Bushfire management in Australia reached its peak of effectiveness and efficency between about 1975-1990. But despite all the technical innovations since then, the huge expenditure on water bombers and the vast armies of firefighters with their wondrous equipment, the bushfire situation (especially in the eastern states) has regressed to the situation that prevailed in the 1950s. Whenever bad fire weather occurs in conjunction with drought, unstoppable fires ravage the bush. In other words, it’s a typical Third World scenario: almost nothing is done about repetitive and wholly predictable disasters … until after they strike.

How this situation has arisen in a naturally bushfire-prone country like Australia is mystifying, Yes, our political leadership has been gutless and ineffective, cow-towing to pressure groups, putting the winning of elections in front of looking after the country. But worse than that is the prevailing community ignorance about bushfire science, the failure to study centuries of history and human experience, and the way in which green ideology has infiltrated our government agencies and poisoned government policies.

See also: What California’s Fire Follies Can Teach Us

In reflecting on all this I remembered how I was once advised by a grizzled public servant of the old school: “If you want to understand any puzzling social or political issue, look for the beneficiaries”.  Who might benefit from the regular occurrence of huge, hot bushfires?

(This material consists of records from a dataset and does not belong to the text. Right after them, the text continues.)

+    for (int q = 0; q < NB; ++q) {
+        const int row = L.rbase + (q0 + q) * RSTEP;
+        const int cd = cd0 + (row / FR) * (BD / WD) + i * FR + (row % FR);
+        const bool valid = L.pok && cd < p.Cd;
+        vld[q] = valid; cdc[q] = valid ? cd : 0;
+        o[q] = valid ? (int64_t)cd * HoWo + L.poff : 0;
+    }
+    if (!LITE && p.gate_scale) {
+#pragma unroll
+        for (int q = 0; q < NB; ++q) {
+            ops[q].m = *reinterpret_cast<const float4*>(p.mask + L.n * p.mask_nstride + o[q]);
+            ops[q].gs = p.gate_scale[(unsigned)cdc[q]]; ops[q].gt = p.gate_shift[(unsigned)cdc[q]];
+        }
+    }
+    if (LITE ? q0 == 0 && p.shift : p.shift != nullptr) {
+#pragma unroll
+        for (int q = LITE ? 0 : q0; q < (LITE ? NQ : q0 + NB); ++q) {
+            const int row = L.rbase + q * RSTEP;
+            const int cd = cd0 + (row / FR) * (BD / WD) + i * FR + (row % FR);
+            sh[q] = p.shift[cd < p.Cd ? (unsigned)cd : 0u];
+        }
+    }
+    if constexpr (!PREF) {
+        if (p.add0 && p.add0_stride == 1) {
+#pragma unroll
+            for (int q = 0; q < NB; ++q) ops[q].a0 = *reinterpret_cast<const float4*>(p.add0 + L.n * p.add0_nstride + o[q]);
+        } else if (p.add0) {
+            const int oh = (int)fastdiv((unsigned)L.poff, p.dv_wo_m, p.dv_wo_s), ow = (int)(L.poff - (int64_t)oh * p.Wo);
+            const bool even = !(oh & 1) && (oh >> 1) < p.add0_H;
+#pragma unroll
+            for (int q = 0; q < NB; ++q) {
+                const int64_t oc = (vld[q] && even)
+                                       ? L.n * p.add0_nstride + (int64_t)cdc[q] * p.add0_H * p.add0_W + (oh >> 1) * p.add0_W + (ow >> 1) : 0;
+                const float2 a = *reinterpret_cast<const float2*>(p.add0 + oc);
+                ops[q].a0.x = a.x; ops[q].a0.y = a.y;
+            }
+        }
+    }
+    if (p.add1) {
+#pragma unroll
+        for (int q = 0; q < NB; ++q) ops[q].a1 = *reinterpret_cast<const float4*>(p.add1 + L.n * p.add1_nstride + o[q]);
+    }
+    if (p.gate) {
+        if constexpr (!PREF) {
+            const int64_t gp = (int64_t)p.gate_pix0 + (L.pok ? L.pp : 0);
+#pragma unroll
+            for (int q = 0; q < NB; ++q) ops[q].gw = p.gate[(int64_t)cdc[q] * p.gate_stride + (gp >> 5)];
+        }
+    } else if (!LITE && p.mask && !p.gate_scale) {
+#pragma unroll
+        for (int q = 0; q < NB; ++q) ops[q].m = *reinterpret_cast<const float4*>(p.mask + L.n * p.mask_nstride + o[q]);
+    }
+}
+template <int BD, int BP, int WD, bool PREF, bool MF16, bool LITE, int NB, typename PT>
+__device__ __forceinline__ void conv_vec_rows_math(const PT& p, const int i, const int q0, const int cd0, const ConvRowLane<BP>& L, const float (*const Cs)[BP],
+                                                   const ConvRowOps (&ops)[NB], const float (&sh)[WD * (MF16 ? 16 : 32) / (1024 / BP)], const float4* const pre0,
+                                                   const unsigned* const pregw, float4 (&vv)[NB]) {
+    constexpr int FR = MF16 ? 16 : 32, RSTEP = 1024 / BP;
+    (void)pre0; (void)pregw;
+#pragma unroll
+    for (int q = 0; q < NB; ++q) {
+        const int row = L.rbase + (q0 + q) * RSTEP;
+        const int cd = cd0 + (row / FR) * (BD / WD) + i * FR + (row % FR);
+        const bool valid = L.pok && cd < p.Cd;
+        float4 v = make_float4(0.f, 0.f, 0.f, 0.f);
+        if (valid) {
+        v = *reinterpret_cast<const float4*>(&Cs[row][L.c4 * 4]);
+        if (!LITE && p.gate_scale) {
+            const float4 m = ops[q].m;
+            const float gs = ops[q].gs, gt = ops[q].gt;
+            if (!(fmaf(m.x, gs, gt) > 0.f)) v.x = 0.f;
+            if (!(fmaf(m.y, gs, gt) > 0.f)) v.y = 0.f;
+            if (!(fmaf(m.z, gs, gt) > 0.f)) v.z = 0.f;
+            if (!(fmaf(m.w, gs, gt) > 0.f)) v.w = 0.f;
+        }
+        if (p.shift) { const float s = sh[q0 + q]; v.x += s; v.y += s; v.z += s; v.w += s; }
+        if (PREF) {
+            v.x += pre0[q0 + q].x; v.y += pre0[q0 + q].y; v.z += pre0[q0 + q].z; v.w += pre0[q0 + q].w;
+        } else {
+            if (p.add0 && p.add0_stride == 1) {
+                const float4 a = ops[q].a0;
+                v.x += a.x; v.y += a.y; v.z += a.z; v.w += a.w;
+            } else if (p.add0) {
+                const int oh = (int)fastdiv((unsigned)L.poff, p.dv_wo_m, p.dv_wo_s);
+                if (!(oh & 1) && (oh >> 1) < p.add0_H) { v.x += ops[q].a0.x; v.z += ops[q].a0.y; }
+            }
+        }
+        if (p.add1) {
+            const float4 a = ops[q].a1;
+            v.x += a.x; v.y += a.y; v.z += a.z; v.w += a.w;
+        }
+        if (p.relu) { v.x = fmaxf(v.x, 0.f); v.y = fmaxf(v.y, 0.f); v.z = fmaxf(v.z, 0.f); v.w = fmaxf(v.w, 0.f); }
+        if (p.gate) {
+            const unsigned w = PREF ? pregw[q0 + q] : ops[q].gw;
+            const unsigned g = w >> (((unsigned)p.gate_pix0 + (unsigned)L.pp) & 31u);
+            if (!(g & 1u)) v.x = 0.f;
+            if (!(g & 2u)) v.y = 0.f;
+            if (!(g & 4u)) v.z = 0.f;
+            if (!(g & 8u)) v.w = 0.f;
+        } else if (!LITE && p.mask && !p.gate_scale) {
+            const float4 m = ops[q].m;
+            if (!(m.x > 0.f)) v.x = 0.f;
+            if (!(m.y > 0.f)) v.y = 0.f;
+            if (!(m.z > 0.f)) v.z = 0.f;
+            if (!(m.w > 0.f)) v.w = 0.f;
+        }
+        }
+        vv[q] = v;
+    }
+}
+template <int BD, int BP, int WD, bool MF16, bool FUSE, int NB, typename PT>
+__device__ __forceinline__ void conv_vec_rows_store(const PT& p, const int i, const int q0, const int cd0, const ConvRowLane<BP>& L, const float4 (&vv)[NB],
+                                                    const int t, float* const mid) {
+    constexpr int FR = MF16 ? 16 : 32, RSTEP = 1024 / BP;
+    const int lane = t & 63;
+    const int HoWo = p.Ho * p.Wo;
+    (void)mid;
+#ifdef I2V_NT_ALL
+    const bool nt_store = true;
+#else
+    const bool nt_store = p.cfg > 0 && ((p.cfg - 1) & 128);
+#endif
+#pragma unroll
+    for (int q = 0; q < NB; ++q) {
+        const int row = L.rbase + (q0 + q) * RSTEP;
+        const int cd = cd0 + (row / FR) * (BD / WD) + i * FR + (row % FR);
+        const bool valid = L.pok && cd < p.Cd;
+        const float4 v = vv[q];
+        if constexpr (!FUSE) {
+            if (valid) {
+            const int64_t o = (int64_t)cd * HoWo + L.poff;
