_P = c_void_p
_SIGNATURES = {
    "spcl_abi_version": (c_int, []),
    "spcl_last_error": (c_char_p, []),
    "spcl_supcon_workspace_bytes": (c_size_t, [c_int, c_int]),
    "spcl_supcon_forward": (c_int, [_P, _P, _P, _P, c_int, c_int, c_float, c_int, c_float, c_int, _P, _P, _P]),
    "spcl_supcon_backward": (c_int, [_P, _P, c_int, c_int, c_float, c_int, c_float, _P, _P, _P, _P, _P, _P, _P]),
    "spcl_supcon_bwd_workspace_bytes": (c_size_t, [c_int, c_int]),
    "spcl_supcon_unit_gradient_block": (c_int, [c_int, c_int, _P, _P]),
    "spcl_supcon_materialize": (c_int, [_P, _P, c_int, c_int, c_float, c_int, c_float, _P, _P, _P, _P, _P, _P, _P]),
    "spcl_supcon_xpos_workspace_bytes": (c_size_t, [c_int, c_int]),
# ... 119 lines not shown
                                                 c_int, _P, _P, _P, _P, _P]),
    "spcl_conv1x1_forward": (c_int, [_P, c_int, c_size_t, c_int, c_int, c_int, _P, _P, _P, _P]),
    "spcl_conv1x1_bwd_workspace_bytes": (c_size_t, [c_int, c_int]),
    "spcl_conv1x1_backward": (c_int, [_P, _P, c_int, c_size_t, c_int, c_int, c_int, _P, _P, _P, _P, _P, _P]),
    "spcl_conv1x1_forward_bn": (c_int, [_P, c_int, c_size_t, c_int, c_int, c_int, _P, _P, _P, _P, _P, _P]),
    "spcl_conv1x1_bwd_rows": (c_int, [c_size_t]),
    "spcl_conv1x1_backward_bn": (c_int, [_P, _P, c_int, c_size_t, c_int, c_int, c_int, _P, _P, _P, _P, _P, _P, _P, _P, _P, _P]),
    "spcl_softmax_forward": (c_int, [_P, c_size_t, c_int, _P, _P]),
    "spcl_softmax_backward": (c_int, [_P, _P, c_size_t, c_int, _P, _P]),
    "spcl_kl_workspace_bytes": (c_size_t, []),
    "spcl_kl_div_forward": (c_int, [_P, _P, c_size_t, c_int, c_float, _P, _P, _P]),
    "spcl_kl_div_backward": (c_int, [_P, _P, c_size_t, c_int, c_float, _P, _P, _P]),
    "spcl_sup_loss_forward": (c_int, [_P, _P, c_int, c_int, c_int, c_float, _P, _P, _P, _P, _P, _P]),
    "spcl_one_hot": (c_int, [_P, c_size_t, c_int, _P, _P]),
    "spcl_argmax_classes": (c_int, [_P, c_size_t, c_int, _P, _P]),
    "spcl_dice_counts": (c_int, [_P, _P, c_int, c_int, c_int, _P, _P, _P]),
    "spcl_surface_workspace_bytes": (c_size_t, [c_int, c_int, c_int, c_int]),
    "spcl_surface_distances": (c_int, [_P, _P, c_int, c_int, c_int, c_int, _P, c_int, c_double, c_double, c_double, _P, _P, _P,
                                       _P, _P, c_size_t, _P]),
    "spcl_surface_3d_workspace_bytes": (c_size_t, [c_int, c_int, c_int, c_int, c_int]),
    "spcl_surface_distances_3d": (c_int, [_P, _P, c_int, c_int, c_int, c_int, c_int, _P, c_int, c_double, c_double, c_double,
                                          c_double, _P, _P, _P, _P, _P, c_size_t, _P]),
    "spcl_largest_component_workspace_bytes": (c_size_t, [c_int, c_int, c_int, c_int, c_int]),
    "spcl_largest_component": (c_int, [_P, c_int, c_int, c_int, c_int, c_int, _P, c_int, _P, _P, _P, _P, c_size_t, _P]),
    "spcl_upsample2x_forward": (c_int, [_P, _P, c_int, c_int, c_int, c_int, c_int, _P]),
    "spcl_upsample2x_backward": (c_int, [_P, _P, c_int, c_int, c_int, c_int, c_int, _P]),
    "spcl_concat2_channels": (c_int, [_P, _P, _P, c_int, c_size_t, c_int, c_int, _P]),
    "spcl_split2_channels": (c_int, [_P, _P, _P, c_int, c_size_t, c_int, c_int, _P]),
    "spcl_augment_views": (c_int, [_P, c_int, c_int, c_int, _P, c_int, _P, c_int, c_int, _P]),
    "spcl_augment_views_recipe": (c_int, [_P, _P, c_int, c_int, c_int, _P, c_int, _P, _P, c_int, c_int, c_int, _P]),
    "spcl_augment_views_recipe_workspace_bytes": (c_size_t, [c_int, c_int, c_int]),
    "spcl_rows_linear_forward": (c_int, [_P, c_int, c_long, c_int, _P, _P, c_int, c_int, c_int, _P, _P]),
    "spcl_rows_linear_forward_act": (c_int, [_P, c_int, c_long, _P, _P, c_int, c_int, c_int, _P, c_int, _P]),
    "spcl_adaptive_avgpool2d_backward_act": (c_int, [_P, _P, c_int, c_int, c_int, c_int, c_int, c_int, c_int, _P, _P]),
    "spcl_rows_linear_backward_input": (c_int, [_P, c_int, _P, _P, c_int, c_int, c_int, _P, c_int, c_long, _P]),
    "spcl_rows_linear_backward_weight_workspace_bytes": (c_size_t, [c_int, c_int, c_int]),
    "spcl_rows_linear_backward_weight": (c_int, [_P, c_int, _P, c_int, c_long, c_int, c_int, c_int, c_int, _P, c_size_t, _P, _P, _P]),
    "spcl_augment_views_recipe_ws": (c_int, [_P, _P, c_int, c_int, c_int, _P, c_int, _P, _P, c_int, c_int, c_int, _P, c_size_t,
                                             _P]),
    "spcl_resize_bilinear_pil": (c_int, [_P, c_int, c_int, c_int, _P, _P, c_int, _P, _P, c_int, _P, _P, c_int, c_int, _P]),
    "spcl_resize_nearest_pil": (c_int, [_P, c_int, c_int, c_int, _P, _P, _P, c_int, c_int, _P]),
    "spcl_augment_views_pil": (c_int, [_P, c_int, c_int, c_int, _P, c_int, _P, c_int, c_int, _P]),
    "spcl_flip_batch": (c_int, [_P, _P, c_int, c_int, c_int, c_int, c_int, _P, _P]),
    "spcl_flip_pair": (c_int, [_P, _P, _P, c_int, c_int, c_int, c_int, c_int, _P, _P]),
    "spcl_flip_pair_stage": (c_int, [_P, _P, _P, c_int, c_int, c_int, c_int, c_int, _P, _P, c_size_t, c_size_t, _P]),
    "spcl_profile_enable": (c_int, [c_int]),
    "spcl_profile_count": (c_int, []),
    "spcl_profile_get": (c_int, [c_int, c_char_p, c_int, _P, _P, _P]),
    "spcl_radam_step": (c_int, [_P, _P, _P, _P, c_size_t, _P, _P, c_double, c_double, c_double, c_double, _P, _P]),
    "spcl_radam_step_scalars": (c_int, [_P, _P, _P, _P, c_size_t, _P, _P, c_double, c_double, c_double, c_double, _P,
                                        c_int, _P, _P, _P, _P]),
    "spcl_radam_step_scaled": (c_int, [_P, _P, c_double, _P, _P, c_size_t, _P, _P, c_double, c_double, c_double, c_double,
                                       _P, c_int, _P, _P, _P, _P]),
    "spcl_bnrelu_gap_supported": (c_int, [c_int, c_int, c_int, c_int, c_int]),
    "spcl_bnrelu_gap_forward": (c_int, [_P, c_int, c_int, c_int, c_int, c_int, c_int, _P, _P, _P, _P, _P, _P]),
    "spcl_bnrelu_backward_fill_acc": (c_int, [_P, _P, c_int, _P, _P, c_int, c_int, c_int, c_int, c_int, c_int, _P, c_int, _P, _P,
                                              _P, _P, _P]),
    "spcl_copy_pair": (c_int, [_P, _P, c_size_t, _P, _P, c_size_t, _P]),
    "spcl_bnrelu_backward_rows_acc": (c_int, [_P, _P, _P, _P, c_int, c_int, c_int, c_int, c_int, c_int, c_int, _P, c_int, _P, _P,
                                              _P, _P, _P]),
    "spcl_radam_apply_staged": (c_int, [_P, _P, c_double, _P, _P, c_size_t, _P, _P, c_double, c_double, c_double, c_double,
                                        c_int, _P, _P, _P, _P]),
    "spcl_adam_step_scaled": (c_int, [_P, _P, c_double, _P, _P, c_size_t, _P, _P, c_double, c_double, c_double, c_double,
                                      c_int, _P, c_int, _P, _P, _P, _P]),
    "spcl_adam_apply_staged": (c_int, [_P, _P, c_double, _P, _P, c_size_t, _P, _P, c_double, c_double, c_double, c_double,
                                       c_int, c_int, _P, _P, _P, _P]),
    "spcl_sgd_step_scaled": (c_int, [_P, _P, c_double, _P, c_size_t, _P, _P, c_double, c_double, c_double, c_int, _P, c_int,
                                     _P, _P, _P, _P]),
    "spcl_sgd_apply_staged": (c_int, [_P, _P, c_double, _P, c_size_t, _P, _P, c_double, c_double, c_double, c_int, c_int, _P,
                                      _P, _P, _P]),
    "spcl_bn_acc_elems": (c_size_t, [c_int]),
    "spcl_conv_bn_acc_supported": (c_int, [c_int, c_int, c_int, c_int, c_int, c_int, c_int, c_int]),
    "spcl_conv3x3_forward_acc": (c_int, [_P, c_int, c_int, c_int, c_int, c_int, c_int, _P, _P, _P, _P, _P, _P, _P, _P]),
    "spcl_bnrelu_pool_forward_acc": (c_int, [_P, c_int, c_int, c_int, c_int, c_int, _P, _P, _P, _P]),
    "spcl_conv_dgrad_bnstats_acc_supported": (c_int, [c_int, c_int, c_int, c_int, c_int, c_int]),
    "spcl_conv3x3_dgrad_bnstats_acc": (c_int, [_P, c_int, c_int, c_int, c_int, c_int, c_int, _P, _P, _P, _P, _P, _P, _P, _P]),
    "spcl_conv_dgrad_poolstats_acc_supported": (c_int, [c_int, c_int, c_int, c_int, c_int, c_int, c_int, c_int]),
    "spcl_conv3x3_dgrad_poolstats_acc": (c_int, [_P, c_int, c_int, c_int, c_int, c_int, c_int, _P, _P, _P, c_int, c_int, _P,
                                                 _P, _P, _P, _P]),
    "spcl_bnrelu_pool_forward_ymax": (c_int, [_P, c_int, c_int, c_int, c_int, c_int, _P, _P, _P, _P, _P, _P, _P]),
    "spcl_conv_dgrad_poolmax_supported": (c_int, [c_int, c_int, c_int, c_int, c_int, c_int]),
    "spcl_conv3x3_dgrad_poolmax": (c_int, [_P, c_int, c_int, c_int, c_int, c_int, c_int, _P, _P, _P, _P, _P, _P, _P, _P]),
    "spcl_conv_dgrad_poolmax_acc_supported": (c_int, [c_int, c_int, c_int, c_int, c_int, c_int]),
    "spcl_conv3x3_dgrad_poolmax_acc": (c_int, [_P, c_int, c_int, c_int, c_int, c_int, c_int, _P, _P, _P, _P, _P, _P, _P, _P]),
    "spcl_bnrelu_backward_acc": (c_int, [_P, _P, _P, _P, c_int, c_int, c_int, c_int, c_int, c_int, _P, c_int, _P, _P, _P, _P,
                                         _P]),
    "spcl_iic_joint_workspace_bytes": (c_size_t, [c_int, c_int, c_int]),
    "spcl_iic_joint_forward": (c_int, [_P, _P, c_long, c_int, c_int, c_int, c_int, c_int, c_int, _P, _P, _P]),
    "spcl_iic_loss_workspace_bytes": (c_size_t, [c_int, c_int]),
    "spcl_iic_loss": (c_int, [_P, _P, c_int, c_int, c_int, c_int, c_float, _P, _P, _P, _P, _P, c_size_t, _P]),
    "spcl_iic_joint_backward": (c_int, [_P, _P, c_long, c_int, c_int, c_int, c_int, c_int, c_int, _P, _P, _P, _P, _P, _P]),
    "spcl_consistency_workspace_bytes": (c_size_t, [c_int, c_int, c_int]),
    "spcl_consistency_softmax_mse": (c_int, [_P, _P, c_int, c_int, c_int, c_int, _P, c_float, _P, _P, _P, c_size_t, _P]),
    "spcl_iic_patch_plan": (c_int, [c_int, c_int, c_int, c_int, c_int, c_int, _P, _P, _P]),
    "spcl_iic_patch_forward": (c_int, [_P, _P, c_int, c_int, c_int, c_int, c_int, c_int, _P, c_float, _P, _P, _P, _P, _P,
                                       c_size_t, _P]),
    "spcl_iic_patch_backward": (c_int, [_P, _P, c_int, c_int, c_int, c_int, c_int, c_int, _P, _P, _P, _P, _P, _P]),
    "spcl_iic_patch_heads_plan": (c_int, [c_int, c_int, c_int, c_long, c_int, c_int, c_int, c_int, _P, _P, _P]),
    "spcl_iic_patch_heads_forward": (c_int, [_P, _P, c_long, c_int, c_int, c_int, c_int, c_int, c_int, c_int, _P, c_float, _P,
                                             _P, _P, _P, _P, c_size_t, _P]),
    "spcl_iic_patch_heads_backward": (c_int, [_P, _P, c_long, c_int, c_int, c_int, c_int, c_int, c_int, c_int, _P, _P, _P, _P,
                                              _P, _P]),
    "spcl_ema_update": (c_int, [_P, _P, c_size_t, c_double, c_double, _P]),
    "spcl_mt_softmax_mse_workspace_bytes": (c_size_t, [c_int, c_int, c_int]),
    "spcl_mt_softmax_mse": (c_int, [_P, _P, c_int, c_int, c_int, c_int, _P, c_int, c_float, _P, _P, _P, c_size_t, _P]),
    "spcl_entropy_softmax_workspace_bytes": (c_size_t, [c_int, c_int, c_int]),
    "spcl_entropy_softmax": (c_int, [_P, c_int, c_int, c_int, c_int, c_float, c_float, _P, _P, _P, c_size_t, _P]),
    "spcl_ucmt_workspace_bytes": (c_size_t, [c_int, c_int, c_int]),
    "spcl_ucmt_softmax_mse": (c_int, [_P, _P, c_int, _P, c_int, c_int, c_int, c_int, _P, c_float, c_float, c_float, _P, _P, _P,
                                      _P, _P, c_size_t, _P]),
    "spcl_mixup_images": (c_int, [_P, _P, _P, c_int, c_size_t, c_float, c_float, _P, _P]),
    "spcl_mixup_kl_workspace_bytes": (c_size_t, [c_int, c_int, c_int]),
    "spcl_mixup_kl_onehot": (c_int, [_P, _P, _P, _P, c_int, c_int, c_int, c_int, c_float, c_float, c_float, c_float, _P, _P, _P,
                                     c_size_t, _P]),
    "spcl_patch4s2_rows_forward": (c_int, [_P, c_int, c_long, c_long, c_long, c_long, _P, c_int, c_long, c_long, c_long, c_long,
                                           c_int, c_int, c_int, c_int, _P, _P, _P, _P]),
    "spcl_patch4s2_rows_backward": (c_int, [_P, _P, c_int, c_int, c_int, c_int, c_int, c_int, _P, _P, _P, _P]),
    "spcl_rows_bn_workspace_bytes": (c_size_t, [c_int, c_int]),
    "spcl_rows_bn_forward": (c_int, [_P, c_int, c_int, _P, _P, c_float, c_float, _P, _P, _P, _P, c_size_t, _P]),
    "spcl_rows_bn_eval_affine": (c_int, [_P, _P, _P, _P, c_float, c_int, _P, _P]),
    "spcl_rows_bn_backward": (c_int, [_P, _P, c_int, c_int, _P, _P, c_int, _P, _P, _P, _P, c_size_t, _P]),
    "spcl_discr_head_workspace_bytes": (c_size_t, [c_int, c_int, c_int, c_int]),
    "spcl_discr_head_forward": (c_int, [_P, c_int, c_int, c_int, c_int, _P, _P, _P, c_int, _P, _P, _P, _P, _P, c_size_t, _P]),
    "spcl_discr_head_backward": (c_int, [_P, c_int, c_int, c_int, c_int, _P, _P, _P, _P, _P, _P, _P, _P, c_size_t, _P]),
    "spcl_mine_pairs_forward": (c_int, [_P, _P, c_int, c_int, c_int, c_int, c_int, _P, _P, _P]),
    "spcl_mine_pairs_backward": (c_int, [_P, _P, _P, c_int, c_int, c_int, c_int, c_int, _P, _P]),
    "spcl_mine_head_workspace_bytes": (c_size_t, [c_int, c_int, c_int, c_int]),
    "spcl_mine_head_forward": (c_int, [_P, _P, c_int, c_int, c_int, c_int, c_int, _P, _P, _P, _P, _P, _P, _P, c_size_t, _P]),
    "spcl_mine_head_backward": (c_int, [_P, _P, _P, _P, _P, c_int, c_int, c_int, c_int, c_int, _P, _P, _P, _P, _P]),
    "spcl_pica_workspace_bytes": (c_size_t, [c_int]),
    "spcl_pica_seg_loss": (c_int, [_P, _P, c_int, c_int, c_int, c_double, c_float, _P, _P, _P, _P, _P, c_size_t, _P]),
    "spcl_pica_global_loss": (c_int, [_P, _P, c_long, c_int, c_int, c_int, c_float, c_float, _P, _P, _P, _P, _P, _P, c_size_t,
                                      _P]),
}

While the correct answer is “no-one” it is not hard to find people to whom ghastly bushfires bring political or financial advantage. The classic example is the environmentalists who portray bushfires as a direct consequence of global warming, which is itself is said to be a consequence of our Western lifestyle. The Greens quite unambiguously assert that the bushfire threat can only be averted if we unquestioningly adopt their political agenda, specifically their agenda to “decarbonise” Australia. This can be shown to be crooked thinking, but it has been an effective line because of the hysteria (constantly promoted by the ABC) about climate change. Clearly environmentalists (well, the inner-city Greens anyway, not so much those who are getting their homes burnt out from under them out in the bush) benefit from the occurrence of nasty bushfires, because they fulfil their apocalyptic vision of society.

The media is also a beneficiary. Horrible bushfires are newsworthy and dramatic, truly front-page or top-of-the-bulletin stuff. Journalists are served up stories of heroism, disaster and controversy on a plate. Bushfires are the TV journalist’s dream. Donning a yellow jacket and hard hat, she can stand against a backdrop of houses and forests going up in flames, swooping waterbombers, farmers shooting burnt sheep, people raking through the charred remnants of their houses picking up twisted trinkets, hillsides of blackened forest. To the media (and of course to viewers and readers), destructive bushfires arouse intense interest and excitement; few things outside war provide more opportunities to exploit the gamut of human emotions or to vicariously experience them.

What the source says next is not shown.